*Stored data entries*
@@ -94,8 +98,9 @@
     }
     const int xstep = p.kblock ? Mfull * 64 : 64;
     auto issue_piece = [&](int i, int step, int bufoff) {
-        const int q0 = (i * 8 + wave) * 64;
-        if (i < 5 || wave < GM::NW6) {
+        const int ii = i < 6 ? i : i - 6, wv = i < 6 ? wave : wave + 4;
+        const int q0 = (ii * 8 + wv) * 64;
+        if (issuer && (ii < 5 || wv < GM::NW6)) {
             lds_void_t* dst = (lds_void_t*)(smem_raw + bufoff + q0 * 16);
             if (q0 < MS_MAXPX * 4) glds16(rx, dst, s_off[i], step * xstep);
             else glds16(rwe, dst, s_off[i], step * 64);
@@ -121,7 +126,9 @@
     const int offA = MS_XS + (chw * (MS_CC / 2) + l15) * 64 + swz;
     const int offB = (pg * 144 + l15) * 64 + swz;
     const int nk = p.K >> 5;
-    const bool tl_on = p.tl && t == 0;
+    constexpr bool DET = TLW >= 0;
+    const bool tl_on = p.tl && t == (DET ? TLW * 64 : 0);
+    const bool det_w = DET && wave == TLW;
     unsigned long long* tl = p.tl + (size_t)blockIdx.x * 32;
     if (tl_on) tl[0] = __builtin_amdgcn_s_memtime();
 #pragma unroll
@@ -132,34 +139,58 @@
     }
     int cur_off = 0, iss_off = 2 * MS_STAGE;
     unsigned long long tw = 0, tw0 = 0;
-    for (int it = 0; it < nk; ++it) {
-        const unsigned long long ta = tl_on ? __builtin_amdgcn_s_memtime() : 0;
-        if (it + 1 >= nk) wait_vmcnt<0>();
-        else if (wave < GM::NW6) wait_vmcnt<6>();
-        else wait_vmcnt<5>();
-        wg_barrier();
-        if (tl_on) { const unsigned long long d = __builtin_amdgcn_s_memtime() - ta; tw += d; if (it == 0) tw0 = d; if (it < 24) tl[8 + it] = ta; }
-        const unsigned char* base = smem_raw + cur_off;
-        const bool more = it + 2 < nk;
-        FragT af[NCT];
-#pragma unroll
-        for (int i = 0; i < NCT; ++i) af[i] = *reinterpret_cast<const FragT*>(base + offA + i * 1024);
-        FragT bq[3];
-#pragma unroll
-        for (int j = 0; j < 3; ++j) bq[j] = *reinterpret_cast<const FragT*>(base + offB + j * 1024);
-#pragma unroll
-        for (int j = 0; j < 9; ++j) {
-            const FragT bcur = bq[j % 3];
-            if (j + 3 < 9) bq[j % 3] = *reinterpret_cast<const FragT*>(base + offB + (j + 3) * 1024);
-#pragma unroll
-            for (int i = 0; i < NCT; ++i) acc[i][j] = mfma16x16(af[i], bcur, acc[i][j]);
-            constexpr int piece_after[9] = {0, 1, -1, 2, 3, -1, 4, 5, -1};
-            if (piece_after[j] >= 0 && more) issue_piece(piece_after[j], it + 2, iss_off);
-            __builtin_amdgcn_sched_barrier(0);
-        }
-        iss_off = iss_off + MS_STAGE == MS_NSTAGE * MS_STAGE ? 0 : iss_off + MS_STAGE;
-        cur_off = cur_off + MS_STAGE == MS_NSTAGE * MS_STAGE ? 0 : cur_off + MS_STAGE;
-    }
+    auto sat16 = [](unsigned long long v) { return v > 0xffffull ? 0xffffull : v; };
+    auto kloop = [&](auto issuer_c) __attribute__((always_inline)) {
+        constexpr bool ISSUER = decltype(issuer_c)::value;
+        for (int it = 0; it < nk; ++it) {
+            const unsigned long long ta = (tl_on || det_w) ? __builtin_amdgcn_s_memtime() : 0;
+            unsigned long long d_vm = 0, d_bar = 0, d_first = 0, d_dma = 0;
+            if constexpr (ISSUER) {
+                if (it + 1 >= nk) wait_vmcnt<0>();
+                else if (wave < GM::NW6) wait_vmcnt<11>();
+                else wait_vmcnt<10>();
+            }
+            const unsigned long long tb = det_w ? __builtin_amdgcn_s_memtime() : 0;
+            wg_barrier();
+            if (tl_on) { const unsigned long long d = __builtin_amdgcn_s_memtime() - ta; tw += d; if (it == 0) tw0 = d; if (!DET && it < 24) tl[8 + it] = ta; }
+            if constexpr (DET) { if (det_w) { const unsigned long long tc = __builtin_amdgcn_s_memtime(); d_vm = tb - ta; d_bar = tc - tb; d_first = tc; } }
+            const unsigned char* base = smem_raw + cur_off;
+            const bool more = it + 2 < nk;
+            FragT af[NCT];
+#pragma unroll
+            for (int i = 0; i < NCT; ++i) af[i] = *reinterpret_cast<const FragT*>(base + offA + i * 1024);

*PROMPT*
All that is needed is the number of lines above in which the string "offB" appears.

*TASK RESPONSE*
3